可是,通过对蟋蟀的观察研究,我们得知,左边在平衡方面有一个天生的缺点,这个缺点永远无法消失,只能通过后天的训练和饲育得到一定程度的修正。所以,就算我从一开始就改变了蟋蟀前翅的叠放顺序,在它演奏的时候,还是会不顾一切地将它们扳回原位。至于左边这种天生弱势的原因,要求助于胚胎学才能弄明白。

无论如何,蟋蟀还是将左琴弓闲置不用,那么,这把与右琴弓同样精巧的齿条,存在的意义又是什么呢?除了寻求对称性,我实在想不出更好的理由了。然而,这个似是而非的理由明显是经不起推敲的。蟋蟀的近亲白额螽斯、蝈蝈儿,有的只有琴弓,有的只有镜膜,倘若它们高举前翅问道:“为什么我的亲戚蟋蟀有对称性,而我们螽斯都没有呢?”面对这样的质疑,我找不到合适的回答,我那原本就摇摇欲坠的理论大厦,被这小小昆虫的前翅轻轻一碰,就顷刻崩塌。

我们还是不要纠缠于左前翅的问题了,来听听蟋蟀的精彩演奏吧!它总是走出家门,在自家门口,一边沐浴着温暖的阳光,一边架起琴弓开始长久的演奏。它的琴弓发出“克利克利”的清脆声,这音乐既柔和又响亮,既圆浑又充满律动。就这样,整个春天的闲暇时光,都被这些美妙的音符染上了快乐的色调。

蟋蟀刚开始是为了自己而拉起琴弓,是为了歌唱自己的幸福生活。在它的音乐中,流淌着柔美的阳光,闪耀着甜美的露珠;它用音乐赞颂太阳的永恒,感谢大地的慷慨;每一棵青草、每一个平静的隐蔽所,都能成为它音乐的主题。当然,它也经常演唱情歌,那是献给它喜欢的女邻居的动人歌声,歌者用音符来谱写爱意。
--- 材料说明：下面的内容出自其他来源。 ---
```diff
+          asm volatile("s_waitcnt lgkmcnt(0)" ::: "memory");
+          issue_resid_g(t + 1, 0);
+        }
+        add_consts(t, accb);
+      };
+      if (p.resid) {
+        if (2 < T) stage(0, true, true, true); else stage(0, true, true, false);
+        for (int t = 1; t < T; ++t) { if (t + 2 < T) stage(t, false, true, true); else stage(t, false, true, false); }
+      } else {
+        stage(0, true, false, false);
+        for (int t = 1; t < T; ++t) stage(t, false, false, false);
+      }
+      epi_last(1, accb);
+    }
+  }
+}
+
+}
+
+static int xs_force_rg = getenv("MVOC_XS_RG") ? atoi(getenv("MVOC_XS_RG")) : 0;
+static int xs_force_pipe = getenv("MVOC_XS_PIPE") ? atoi(getenv("MVOC_XS_PIPE")) : -1;
+
+extern "C" int mvoc_xs_force_form(int rg, int pipe) {
+  MVOC_REQUIRE(rg >= 0 && rg <= 2 && pipe >= -1 && pipe <= 1, -1, "xs_force_form: rg in 0..2, pipe in -1..1");
+  xs_force_rg = rg;
+  xs_force_pipe = pipe;
+  return 0;
 }
 
 extern "C" int mvoc_xs_linear_f16(const mvoc_xs_desc* d, void* stream) {
@@ -345,8 +670,9 @@
   a.x = (const half_t*)d->x; a.wp = (const half_t*)d->wp;
   a.resid = (const half_t*)d->resid; a.out = (half_t*)d->out;
   a.M = d->m; a.N = d->n; a.n_store = ns; a.ldo = d->ldo; a.ldr = d->ldr; a.act = d->act; a.normalize = d->normalize; a.eps = d->ln_eps;
-  static const int force_rg = getenv("MVOC_XS_RG") ? atoi(getenv("MVOC_XS_RG")) : 0;
-  const int rg = force_rg ? force_rg : (d->m >= 131072 && d->k == 320 ? 2 : 1);
+  const int rg = xs_force_rg ? xs_force_rg : (d->m >= 131072 && d->k == 320 && d->n > 320 ? 2 : 1);
+  const bool pipe_able = d->k == 320 && (d->act == MVOC_ACT_NONE || (d->act == MVOC_ACT_GEGLU && rg == 1));
+  const bool pipe = pipe_able && (xs_force_pipe >= 0 ? xs_force_pipe != 0 : true);
   a.stamps = nullptr;
   a.lab = 0;
   a.set_rows = d->wp_set_rows;
@@ -369,7 +695,10 @@
     else if (d->act == MVOC_ACT_GELU) hipLaunchKernelGGL((xslin_kernel<NK_, RG_, MVOC_ACT_GELU>), grid, blk, 0, s, a); \
     else hipLaunchKernelGGL((xslin_kernel<NK_, RG_, MVOC_ACT_NONE>), grid, blk, 0, s, a);                          \
   } while (0)
-  if (d->k == 320 && rg == 2) XS_LAUNCH(20, 2);
+  if (pipe && d->act == MVOC_ACT_GEGLU) hipLaunchKernelGGL((xslin_pipe_kernel<20, 1, MVOC_ACT_GEGLU>), grid, blk, 0, s, a);
+  else if (pipe && rg == 2) hipLaunchKernelGGL((xslin_pipe_kernel<20, 2, MVOC_ACT_NONE>), grid, blk, 0, s, a);
+  else if (pipe) hipLaunchKernelGGL((xslin_pipe_kernel<20, 1, MVOC_ACT_NONE>), grid, blk, 0, s, a);
+  else if (d->k == 320 && rg == 2) XS_LAUNCH(20, 2);
   else if (d->k == 320) XS_LAUNCH(20, 1);
   else if (d->k == 128 && rg == 2) XS_LAUNCH(8, 2);
   else if (d->k == 128) XS_LAUNCH(8, 1);
```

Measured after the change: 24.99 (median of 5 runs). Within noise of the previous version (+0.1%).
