@@ -336,21 +346,38 @@
 #define GRAM_UNIT(UV)                                                                                          \
   case UV:                                                                                                     \
     if constexpr (UV < NU)                                                                                     \
-      gram_wave_own<MT, UV, TX, EXT, SUMS>(X, ldx, lo, hi, wl, wpf, ks, wave, lane, lds[0], lds[1], rowmean, slab, rowsum); \
+      gram_wave_own<MT, UV, TX, EXT, SUMS>(X, ldx, slo, shi, wl, wpf, ks, wave, lane, lds[0], lds[1], rowmean, slab, rowsum, slot); \
     break;
-  switch (unit) {
-    GRAM_UNIT(0) GRAM_UNIT(1) GRAM_UNIT(2) GRAM_UNIT(3) GRAM_UNIT(4) GRAM_UNIT(5) GRAM_UNIT(6) GRAM_UNIT(7)
-    default: break;
+  if constexpr (EQ) {
+#pragma nounroll
+    for (int s = 0; s < nseg; ++s) {
+      const int64_t slo = s ? lo1 : lo, shi = s ? hi1 : hi;
+      const int slot = 2 * (int)blockIdx.x + s;
+      if (s) __syncthreads();
+      switch (unit) {
+        GRAM_UNIT(0) GRAM_UNIT(1) GRAM_UNIT(2) GRAM_UNIT(3) GRAM_UNIT(4) GRAM_UNIT(5) GRAM_UNIT(6) GRAM_UNIT(7)
+        default: break;
+      }
+    }
+  } else {
+    const int64_t slo = lo, shi = hi;
+    const int slot = (int)blockIdx.x;
+    switch (unit) {
+      GRAM_UNIT(0) GRAM_UNIT(1) GRAM_UNIT(2) GRAM_UNIT(3) GRAM_UNIT(4) GRAM_UNIT(5) GRAM_UNIT(6) GRAM_UNIT(7)
+      default: break;
+    }
   }
 #undef GRAM_UNIT
 }
 
 constexpr int RS_THREADS = 1024;
 __global__ __launch_bounds__(RS_THREADS) void gram_rowmean_stats_kernel(const double *__restrict__ rowmean, SegPlan plan,
-                                                                        int slots_per_wg, double *__restrict__ stat_part) {
+                                                                        int slots_per_wg, double *__restrict__ stat_part,
+                                                                        int *__restrict__ plan_tag) {
   __shared__ double sn[RS_THREADS / 64], smu[RS_THREADS / 64], sm2[RS_THREADS / 64];
   int f, wl, wpf, base;
   int64_t lo, hi;
+  if (blockIdx.x == 0 && threadIdx.x == 0) *plan_tag = 0;
   if (!seg_locate(plan, blockIdx.x, f, wl, wpf, base, lo, hi)) return;
   const int lane = threadIdx.x & 63, wave = threadIdx.x >> 6;
   RowStats st;
@@ -376,6 +403,44 @@
     q[0] = n; q[1] = mu; q[2] = m2;
   }
   for (int e = 3 + threadIdx.x; e < slots_per_wg * 3; e += RS_THREADS) q[e] = 0.0;
+}
+
+__global__ __launch_bounds__(RS_THREADS) void gram_rowmean_stats_eq_kernel(const double *__restrict__ rowmean, SegPlan plan,
+                                                                           int slots_per_wg, double *__restrict__ stat_part,
+                                                                           int *__restrict__ plan_tag) {
+  __shared__ double sn[RS_THREADS / 64], smu[RS_THREADS / 64], sm2[RS_THREADS / 64];
+  EqSeg seg[2];
+  if (blockIdx.x == 0 && threadIdx.x == 0) *plan_tag = 1;
+  const int nseg = eq_locate(plan, blockIdx.x, seg);
+  if (nseg == 0) return;
+  const int lane = threadIdx.x & 63, wave = threadIdx.x >> 6;
+  double *q = stat_part + (int64_t)blockIdx.x * slots_per_wg * 3;
+  for (int s = 0; s < nseg; ++s) {
+    const int64_t lo = s ? seg[1].lo : seg[0].lo, hi = s ? seg[1].hi : seg[0].hi;
+    RowStats st;
+    st.init();
+    int64_t row = lo + threadIdx.x;
+    for (; row + 3 * RS_THREADS < hi; row += 4 * RS_THREADS) {
+      const double a = rowmean[row], b = rowmean[row + RS_THREADS], c = rowmean[row + 2 * RS_THREADS],
+                   d = rowmean[row + 3 * RS_THREADS];
+      st.push(a, true); st.push(b, true); st.push(c, true); st.push(d, true);
+    }
+    for (; row < hi; row += RS_THREADS) st.push(rowmean[row], true);
+    double n = st.cnt, mu = st.mean(), m2 = st.m2();
+    for (int o = 32; o > 0; o >>= 1) {
+      const double on = __shfl_down(n, o, 64), om = __shfl_down(mu, o, 64), os = __shfl_down(m2, o, 64);
+      chan_merge(n, mu, m2, on, om, os);
+    }
+    if (s) __syncthreads();
+    if (lane == 0) { sn[wave] = n; smu[wave] = mu; sm2[wave] = m2; }
+    __syncthreads();
+    if (threadIdx.x == 0) {
+      n = 0.0; mu = 0.0; m2 = 0.0;
+      for (int w = 0; w < RS_THREADS / 64; ++w) chan_merge(n, mu, m2, sn[w], smu[w], sm2[w]);
+      q[3 * s] = n; q[3 * s + 1] = mu; q[3 * s + 2] = m2;
+    }
+  }
+  for (int e = 3 * nseg + threadIdx.x; e < slots_per_wg * 3; e += RS_THREADS) q[e] = 0.0;
 }
 
 template <int MT, int VEC, typename TX>
@@ -411,14 +476,18 @@
 template <int MT>
 __global__ __launch_bounds__(1024) void gram_finalize_kernel(
     const double *__restrict__ slab, const double *__restrict__ stat_part, int m, SegPlan plan,
-    int slots_per_wg, double *__restrict__ gram, double *__restrict__ fstats, int ldg, int origin) {
+    int slots_per_wg, double *__restrict__ gram, double *__restrict__ fstats, int ldg, int origin,
+    const int *__restrict__ plan_tag) {
   constexpr int T = GramShape<MT>::T;
   constexpr int KS = GramOut<MT>::KSO;
   __shared__ double red[4][256];
   const int f = blockIdx.y;
   const int tile = blockIdx.x;
-  int base = 0, wpf = 0;
-  {
+  const bool eq = (MT >= 8) && *plan_tag == 1;
+  int base = 0, wpf = 0, slot0 = 0;
+  if (eq) {
+    eq_contributors(plan, f, base, wpf, slot0);
+  } else {
     int acc = 0;
     const int f0 = seg_first_feature(plan), f1 = seg_last_feature(plan);
     for (int ff = f0; ff <= f1; ++ff) {
@@ -433,17 +502,32 @@
   tile_coords<MT>(tile, ti, tj);
   const int e = threadIdx.x & 255, g = threadIdx.x >> 8;
   const int np = wpf * KS;
-  const double *sp = slab + ((int64_t)base * KS * T + tile) * 256 + e;
   const int64_t stride = (int64_t)T * 256;
   double s0 = 0.0, s1 = 0.0, s2 = 0.0, s3 = 0.0;
   int p = g;
-  for (; p + 12 < np; p += 16) {
-    s0 += sp[p * stride];
-    s1 += sp[(p + 4) * stride];
-    s2 += sp[(p + 8) * stride];
-    s3 += sp[(p + 12) * stride];
-  }
-  for (; p < np; p += 4) s0 += sp[p * stride];
+  if (eq) {
+    const double *sp = slab + (int64_t)tile * 256 + e;
+    auto at = [&](int pp) {
+      const int w = pp / KS;
+      return ((int64_t)(2 * (base + w) + (w == 0 ? slot0 : 0)) * KS + pp % KS) * stride;
+    };
+    for (; p + 12 < np; p += 16) {
+      s0 += sp[at(p)];
+      s1 += sp[at(p + 4)];
+      s2 += sp[at(p + 8)];
+      s3 += sp[at(p + 12)];
+    }
+    for (; p < np; p += 4) s0 += sp[at(p)];
+  } else {
+    const double *sp = slab + ((int64_t)base * KS * T + tile) * 256 + e;
+    for (; p + 12 < np; p += 16) {
+      s0 += sp[p * stride];
+      s1 += sp[(p + 4) * stride];
+      s2 += sp[(p + 8) * stride];
+      s3 += sp[(p + 12) * stride];
+    }
+    for (; p < np; p += 4) s0 += sp[p * stride];
+  }
   red[g][e] = (s0 + s1) + (s2 + s3);
   __syncthreads();
   if (g == 0) {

可惜,想要在田野中、在非囚禁的状态下观察蟋蟀的婚礼,难度非常大。这种昆虫不仅深居简出,而且十分胆小。我之前的每次尝试都是白费力气。看来,我还要耐心地等待机会,等待命运女神向坚持不懈者微笑。现在,我们只好仔细观察笼子中的蟋蟀了。

蟋蟀都喜欢待在自己家里,蟋蟀先生和蟋蟀小姐不住在一起。那么,婚礼要到谁的家中举办呢?如果说,蟋蟀先生的歌声是它们双方唯一的联络方式,那么,应该是不出声的女友循着声音前往唱歌的男友家中。不过,事实恰恰相反。我根据自己的推测以及网罩中蟋蟀的现实行为,猜想雄蟋蟀很有可能有一套独特的方法,用来找寻默不作声的女友的家。

那么,雄蟋蟀又是何时出发的呢?胆小的它选择在夜幕降临时悄悄启程。然而,这种夜间出行对它来说艰险万分。它平时足不出户,唱歌也只是在自己家门口,可以说,它对外面的世界一无所知,没有任何旅行经验的它基本上是个路痴。尽管路途只有二十步,对于它来说无异于长途跋涉;在千辛万苦找到女友的家之后,它要怎么回来呢?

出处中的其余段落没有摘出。